_AIM OF THE TASK_. In the entries below, find the line with "const uint i = base + threadIdx.x;" and the line with "seed, my_stack, qc, hit, st, overflow, &term);"; give again those lines and every line between them, exactly.

_DATA EXCERPTS_.
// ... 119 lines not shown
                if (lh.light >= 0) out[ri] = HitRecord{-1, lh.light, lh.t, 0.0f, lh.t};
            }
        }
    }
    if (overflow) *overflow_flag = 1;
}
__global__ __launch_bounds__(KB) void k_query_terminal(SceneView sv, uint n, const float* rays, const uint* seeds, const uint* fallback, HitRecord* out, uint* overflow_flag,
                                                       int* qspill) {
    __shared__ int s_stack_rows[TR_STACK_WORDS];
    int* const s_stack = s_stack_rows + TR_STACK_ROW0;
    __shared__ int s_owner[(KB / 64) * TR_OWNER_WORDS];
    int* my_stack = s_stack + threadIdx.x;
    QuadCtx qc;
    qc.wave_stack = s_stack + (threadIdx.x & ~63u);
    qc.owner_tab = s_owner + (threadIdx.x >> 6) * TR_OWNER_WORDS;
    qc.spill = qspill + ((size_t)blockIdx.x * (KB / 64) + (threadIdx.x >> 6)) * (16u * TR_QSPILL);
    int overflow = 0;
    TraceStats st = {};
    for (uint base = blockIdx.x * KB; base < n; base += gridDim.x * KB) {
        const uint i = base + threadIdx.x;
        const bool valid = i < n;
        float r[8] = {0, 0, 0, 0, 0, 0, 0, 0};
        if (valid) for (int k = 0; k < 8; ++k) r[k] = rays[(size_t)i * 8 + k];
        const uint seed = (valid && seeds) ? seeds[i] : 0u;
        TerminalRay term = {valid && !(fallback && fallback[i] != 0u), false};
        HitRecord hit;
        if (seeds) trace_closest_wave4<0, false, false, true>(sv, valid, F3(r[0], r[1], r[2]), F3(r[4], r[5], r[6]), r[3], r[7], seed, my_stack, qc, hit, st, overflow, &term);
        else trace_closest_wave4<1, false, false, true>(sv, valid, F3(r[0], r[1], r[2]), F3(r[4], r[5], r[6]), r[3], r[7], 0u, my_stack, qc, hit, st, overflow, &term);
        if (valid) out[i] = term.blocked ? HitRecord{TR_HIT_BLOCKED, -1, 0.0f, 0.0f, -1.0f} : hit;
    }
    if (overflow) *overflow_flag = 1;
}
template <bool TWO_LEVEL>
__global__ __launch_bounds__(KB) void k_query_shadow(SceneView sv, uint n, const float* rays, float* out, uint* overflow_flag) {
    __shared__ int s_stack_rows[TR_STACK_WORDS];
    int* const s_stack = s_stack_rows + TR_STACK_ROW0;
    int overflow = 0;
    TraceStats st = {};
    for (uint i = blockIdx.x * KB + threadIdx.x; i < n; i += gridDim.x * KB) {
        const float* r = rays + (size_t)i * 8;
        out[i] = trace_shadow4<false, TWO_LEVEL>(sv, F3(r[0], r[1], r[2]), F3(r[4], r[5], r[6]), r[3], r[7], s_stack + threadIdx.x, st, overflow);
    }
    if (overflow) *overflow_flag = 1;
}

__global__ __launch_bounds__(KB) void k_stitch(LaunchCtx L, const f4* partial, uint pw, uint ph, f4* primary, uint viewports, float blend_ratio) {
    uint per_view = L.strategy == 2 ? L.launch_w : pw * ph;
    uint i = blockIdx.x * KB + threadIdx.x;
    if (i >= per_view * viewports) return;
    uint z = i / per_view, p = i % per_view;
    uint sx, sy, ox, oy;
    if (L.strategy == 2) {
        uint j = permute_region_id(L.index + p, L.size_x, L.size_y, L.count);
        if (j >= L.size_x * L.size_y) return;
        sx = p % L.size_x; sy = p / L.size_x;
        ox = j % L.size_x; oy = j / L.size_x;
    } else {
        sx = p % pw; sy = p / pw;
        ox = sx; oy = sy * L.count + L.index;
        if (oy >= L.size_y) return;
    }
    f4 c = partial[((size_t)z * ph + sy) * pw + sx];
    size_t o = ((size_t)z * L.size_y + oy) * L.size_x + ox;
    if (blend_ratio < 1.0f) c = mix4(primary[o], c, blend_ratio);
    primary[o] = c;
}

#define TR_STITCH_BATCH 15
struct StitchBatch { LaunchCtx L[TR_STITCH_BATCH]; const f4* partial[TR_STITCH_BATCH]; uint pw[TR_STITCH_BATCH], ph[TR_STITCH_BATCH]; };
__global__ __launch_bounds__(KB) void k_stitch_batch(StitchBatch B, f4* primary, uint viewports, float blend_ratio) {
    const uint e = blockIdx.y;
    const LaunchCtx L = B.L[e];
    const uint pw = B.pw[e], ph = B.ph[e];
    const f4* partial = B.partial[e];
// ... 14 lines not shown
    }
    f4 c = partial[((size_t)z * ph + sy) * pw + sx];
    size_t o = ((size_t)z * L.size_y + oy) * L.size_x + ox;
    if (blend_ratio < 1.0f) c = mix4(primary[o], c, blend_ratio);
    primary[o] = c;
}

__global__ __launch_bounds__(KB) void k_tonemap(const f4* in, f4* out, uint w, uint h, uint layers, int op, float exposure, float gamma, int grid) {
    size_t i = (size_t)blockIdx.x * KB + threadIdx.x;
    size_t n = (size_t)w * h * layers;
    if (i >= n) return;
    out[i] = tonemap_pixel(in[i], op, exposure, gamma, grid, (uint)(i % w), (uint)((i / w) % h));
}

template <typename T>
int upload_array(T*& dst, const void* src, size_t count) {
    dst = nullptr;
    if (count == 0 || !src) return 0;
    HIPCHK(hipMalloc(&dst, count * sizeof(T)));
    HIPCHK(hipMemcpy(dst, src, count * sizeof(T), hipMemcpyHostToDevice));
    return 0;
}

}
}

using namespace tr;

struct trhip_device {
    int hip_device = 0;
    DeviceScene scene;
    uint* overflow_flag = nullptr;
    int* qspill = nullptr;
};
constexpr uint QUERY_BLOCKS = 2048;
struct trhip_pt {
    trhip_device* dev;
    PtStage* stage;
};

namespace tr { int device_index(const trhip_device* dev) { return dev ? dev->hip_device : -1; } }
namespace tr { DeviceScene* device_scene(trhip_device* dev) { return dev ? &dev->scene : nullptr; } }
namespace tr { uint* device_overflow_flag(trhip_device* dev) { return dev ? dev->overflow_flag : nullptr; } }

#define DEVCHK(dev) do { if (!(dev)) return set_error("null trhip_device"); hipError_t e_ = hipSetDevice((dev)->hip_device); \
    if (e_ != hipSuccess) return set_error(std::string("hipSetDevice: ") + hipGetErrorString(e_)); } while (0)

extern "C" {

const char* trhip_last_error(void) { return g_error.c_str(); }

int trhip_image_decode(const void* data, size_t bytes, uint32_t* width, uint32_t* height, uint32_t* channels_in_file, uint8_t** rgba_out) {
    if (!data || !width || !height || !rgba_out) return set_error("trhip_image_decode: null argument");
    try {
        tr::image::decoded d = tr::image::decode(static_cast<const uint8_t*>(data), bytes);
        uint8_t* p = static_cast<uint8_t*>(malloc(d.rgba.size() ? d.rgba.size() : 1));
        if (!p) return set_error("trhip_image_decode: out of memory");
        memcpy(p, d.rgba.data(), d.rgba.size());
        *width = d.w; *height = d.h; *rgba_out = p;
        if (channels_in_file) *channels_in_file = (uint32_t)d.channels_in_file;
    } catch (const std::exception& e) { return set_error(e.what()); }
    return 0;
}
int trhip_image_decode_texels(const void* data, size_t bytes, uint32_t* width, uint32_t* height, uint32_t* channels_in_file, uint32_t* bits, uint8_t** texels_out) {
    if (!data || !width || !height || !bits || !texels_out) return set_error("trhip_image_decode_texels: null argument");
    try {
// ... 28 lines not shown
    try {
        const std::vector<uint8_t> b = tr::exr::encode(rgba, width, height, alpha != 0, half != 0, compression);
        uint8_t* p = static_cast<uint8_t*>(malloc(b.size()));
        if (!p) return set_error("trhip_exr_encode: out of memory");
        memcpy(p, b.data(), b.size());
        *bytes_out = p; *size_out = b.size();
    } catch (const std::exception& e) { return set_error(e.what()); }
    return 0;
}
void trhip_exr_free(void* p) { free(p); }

_COMPLETED EXERCISE_.
        const uint i = base + threadIdx.x;
        const bool valid = i < n;
        float r[8] = {0, 0, 0, 0, 0, 0, 0, 0};
        if (valid) for (int k = 0; k < 8; ++k) r[k] = rays[(size_t)i * 8 + k];
        const uint seed = (valid && seeds) ? seeds[i] : 0u;
        TerminalRay term = {valid && !(fallback && fallback[i] != 0u), false};
        HitRecord hit;
        if (seeds) trace_closest_wave4<0, false, false, true>(sv, valid, F3(r[0], r[1], r[2]), F3(r[4], r[5], r[6]), r[3], r[7], seed, my_stack, qc, hit, st, overflow, &term);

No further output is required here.